Zum einen könnte es ein Wärmeproblem sein, zum anderen ein Arbeitsspeicher Defekt. Zur Wärmekontrolle ladest Du Dir mal Everest oder Speedfan herunter. Nach besagtem Problem startes Du den PC neu und wenn er hochgefahren ist, startest Du Speedfan oder Eversest und schaust nach den Temperaturen. Sind diese im grünen Bereich, lasste mal nen Memory Test laufen. ( Memtest herunterladen ). Dieses lässte mal ne Nacht lang laufen.


----------



## moemaster (2. Juni 2009)

So... also an der Temperatur kann's nicht liegen. Die Graka wird zwar ziemlich warm, aber nach ein bisschen Gegoogle hat sich herausgestellt, dass das für dieses Model ganz normal ist - zumal ich mein Gehäuse offen habe (das hätte ich vielleicht noch erwähnen sollen). Der Memtest hat leider auch keine Fehler gefunden. Noch irgendwelche Ideen? Ich dreh hier echt langsam durch


----------



## PC Heini (3. Juni 2009)

Hättest Du ev. noch ein anderes Netzteil zur Hand? Wenn ja, bau dies mal ein. Sitzt der Kühlkörper noch richtig auf dem Prozessor? 
Mehr wüsste ich auch nicht mehr.


----------



## moemaster (3. Juni 2009)

Also mit dem Prozessor stimmt alles - sieht zumindest nicht verkehrt aus  Ein zweites Netzteil habe ich leider nicht zur Hand, aber kann das daran denn überhaupt liegen? Wäre das kaputt würde der PC doch eigentlich gar nicht erst angehen, oder?


----------



## PC Heini (3. Juni 2009)

Na ja, die Elektronik hat ihre eigenen Macken. Ein defekter Kondensator kann da übel mitspielen. Bei einer Officeanwendung läuft der PC ideal, beim gamen, wo auch mehr Power verlangt wird, ist dann schluss.
Auch mit den Temperatur Sensoren ist nicht zu spassen. Der meldet dem System zu heiss, das System macht ne Notabschaltung zum schutz des PCs.
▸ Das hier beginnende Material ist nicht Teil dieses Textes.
template <int KSB>
__global__ __launch_bounds__(512, 1) void global_match_bf16x3_kernel(const char *__restrict__ qpack,
                                                                     const char *__restrict__ bpack,
                                                                     const int *__restrict__ meta, int n_ids,
                                                                     int nQT, int S, long N_pad,
                                                                     unsigned *__restrict__ keys, int block_map)
{
    typedef __bf16 bf16x8_t __attribute__((ext_vector_type(8)));
    constexpr int NW = 8;
    constexpr int UNITS = 4 * KSB;
    constexpr int LO = 2 * KSB;
    constexpr size_t TILE_BYTES = bank_tile_bytes_u(UNITS, false);
    constexpr size_t QBLK_BYTES = query_block_bytes_u(UNITS, false);
    constexpr int QTB = NW * 64;
    static_assert(TILE_BYTES == (size_t)UNITS * 1024, "a bf16 tile is a whole number of 1 KiB DMA pieces");
    extern __shared__ __attribute__((aligned(16))) char smem[];

    const int tid = threadIdx.x;
    const int lane = tid & 63;
    const int wave = __builtin_amdgcn_readfirstlane(tid >> 6);
    const int l31 = lane & 31;
    const int h = lane >> 5;

    int qt, s, t0, t1;
    const int T = meta[META_T];
    if (!split_of_block(blockIdx.x, nQT, S, T, block_map, qt, s, t0, t1)) return;

    const unsigned smem_base = __builtin_amdgcn_readfirstlane((unsigned)(size_t)smem);
    auto stage_dma = [&](int t, int slot) __attribute__((always_inline)) {
        const int np = ((t1 - t) < 1 ? (t1 - t) : 1) * UNITS;
        const char *g = bpack + (size_t)t * TILE_BYTES + (size_t)lane * 16;
        const unsigned l = smem_base + (unsigned)slot * (unsigned)TILE_BYTES;
#pragma unroll
        for (int i = 0; i < (UNITS + NW - 1) / NW; ++i) {
            const int pc = wave + i * NW;
            if (pc < np) lds_dma16(g + (size_t)pc * 1024, l + (unsigned)pc * 1024u);
        }
    };
    stage_dma(t0, 0);

    u32x4 q0[KSB], q1[KSB], q0l[KSB], q1l[KSB];
    {
        const char *qb0 = qpack + (size_t)(qt * (QTB / QB) + wave * 2) * QBLK_BYTES;
        const char *qb1 = qb0 + QBLK_BYTES;
#pragma unroll
        for (int k = 0; k < KSB; ++k) {
            q0[k] = *(const u32x4 *)(qb0 + ((size_t)(k * 2 + h) * QB + l31) * 16);
            q1[k] = *(const u32x4 *)(qb1 + ((size_t)(k * 2 + h) * QB + l31) * 16);
            q0l[k] = *(const u32x4 *)(qb0 + ((size_t)(LO + k * 2 + h) * QB + l31) * 16);
            q1l[k] = *(const u32x4 *)(qb1 + ((size_t)(LO + k * 2 + h) * QB + l31) * 16);
        }
    }
    const long qbase = (long)qt * QTB + wave * 64 + l31;
#pragma unroll
    for (int k = 0; k < KSB; ++k) {
        asm volatile("" : "+v"(q0[k]), "+v"(q1[k]));
        asm volatile("" : "+v"(q0l[k]), "+v"(q1l[k]));
    }

    int o = 0;
    while (meta[META_SEG + o + 1] <= t0) ++o;
    int seg_end = meta[META_SEG + o + 1];
    float m0a, m0b, m1a, m1b;
    m0a = m0b = m1a = m1b = MANET_WRONG_LABEL_PADDING_DISTANCE;
    auto flush = [&](int obj) {
        float a = min3p(m0a, m0b, __shfl_xor(min3p(m0a, m0b, m0b), 32));
        float c = min3p(m1a, m1b, __shfl_xor(min3p(m1a, m1b, m1b), 32));
        if (h == 0) {
            atomicMin(keys + (size_t)obj * N_pad + qbase, key_of(a));
            atomicMin(keys + (size_t)obj * N_pad + qbase + 32, key_of(c));
        }
    };
#define MANET_BF(x) __builtin_bit_cast(bf16x8_t, x)
#define MANET_MFMA(a_, b_, c_) c_ = __builtin_amdgcn_mfma_f32_32x32x16_bf16(MANET_BF(a_), MANET_BF(b_), c_, 0, 0, 0)
    auto tile = [&](const char *tb) __attribute__((always_inline)) {
        const u32x4 *A = (const u32x4 *)tb;
        f32x16 c00 = {0}, c01 = {0}, c10 = {0}, c11 = {0};
#pragma unroll
        for (int k = 0; k < KSB; ++k) {
            u32x4 a0 = A[(k * 2 + h) * BT + l31];
            u32x4 a1 = A[(k * 2 + h) * BT + 32 + l31];
            u32x4 a0l = A[(LO + k * 2 + h) * BT + l31];
            u32x4 a1l = A[(LO + k * 2 + h) * BT + 32 + l31];
            MANET_MFMA(a0, q0[k], c00);
            MANET_MFMA(a1, q0[k], c10);
            MANET_MFMA(a0, q1[k], c01);
            MANET_MFMA(a1, q1[k], c11);
            MANET_MFMA(a0, q0l[k], c00);
            MANET_MFMA(a1, q0l[k], c10);
            MANET_MFMA(a0, q1l[k], c01);
            MANET_MFMA(a1, q1l[k], c11);
            MANET_MFMA(a0l, q0[k], c00);
            MANET_MFMA(a1l, q0[k], c10);
            MANET_MFMA(a0l, q1[k], c01);
            MANET_MFMA(a1l, q1[k], c11);
        }
#pragma unroll
        for (int r = 0; r < 16; r += 2) {
            m0a = min3p(m0a, c00[r], c10[r]);
            m0b = min3p(m0b, c00[r + 1], c10[r + 1]);
            m1a = min3p(m1a, c01[r], c11[r]);
            m1b = min3p(m1b, c01[r + 1], c11[r + 1]);
        }
    };
    auto next_object = [&](int t) __attribute__((always_inline)) {
        if (t >= seg_end) {
            flush(o);
            m0a = m0b = m1a = m1b = MANET_WRONG_LABEL_PADDING_DISTANCE;
            do { ++o; seg_end = meta[META_SEG + o + 1]; } while (t >= seg_end);
        }
    };
    int buf = 0;
    for (int t = t0; t < t1; ++t, buf ^= 1) {
        asm volatile("s_waitcnt vmcnt(0)" ::: "memory");
        __builtin_amdgcn_s_barrier();
        asm volatile("" ::: "memory");
        if (t + 1 < t1) stage_dma(t + 1, buf ^ 1);
        next_object(t);
        tile(smem + (size_t)buf * TILE_BYTES);
    }
#undef MANET_MFMA
#undef MANET_BF
    flush(o);
}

Wie Du siehst, ist es nicht einfach. Gerade wegen Deiner Aussage, dass es quasi über Nacht passiert ist, tipp ich auf das Netzteil. Bevor Du aber unnötig Geld ausgibst, frag Dich bei Kollegen um, ob ev. einer eins zum ausleihen hätte.


----------



## ronaldh (4. Juni 2009)

moemaster hat gesagt.:


> So... also an der Temperatur kann's nicht liegen. Die Graka wird zwar ziemlich warm, aber nach ein bisschen Gegoogle hat sich herausgestellt, dass das für dieses Model ganz normal ist - zumal ich mein Gehäuse offen habe (das hätte ich vielleicht noch erwähnen sollen). Der Memtest hat leider auch keine Fehler gefunden. Noch irgendwelche Ideen? Ich dreh hier echt langsam durch



Grundsätzlich würde ich die GraKa nicht völlig ausschliessen. Da die Fehler ja nur bei Spielen (also im 3D-Betrieb) auftreten, kann hier auch ein Defekt vorliegen. Kannst Du die Karte mal testweise tauschen (z.B. mit der Graka eines Freundes)?


----------



## berndf78 (23. Juni 2009)

Hi,

ein ähnliches Problem hatte ich auch mit meiner 8800GT OC2. Am Anfang dachte ich auch an alles andere außer der GraKa, aber wie sich dann herausstellte, war der GraKa-Speicher schuld. Allerdings konnte ich das Problem durch heruntertakten des GraKa-Speichers lösen (war ab Werk schon übertaktet). Jetzt ist mein Speicher halt nur noch um 10% schneller als Standard, statt um 15%. Dafür ist der GraKa-Chip nochmal 15% schneller geworden durch eine andere Kühlung (Thermalright HR-03GT).

Also wie gesagt, ich vermute den GraKa-Speicher als schuldigen.

mfg
Bernd


----------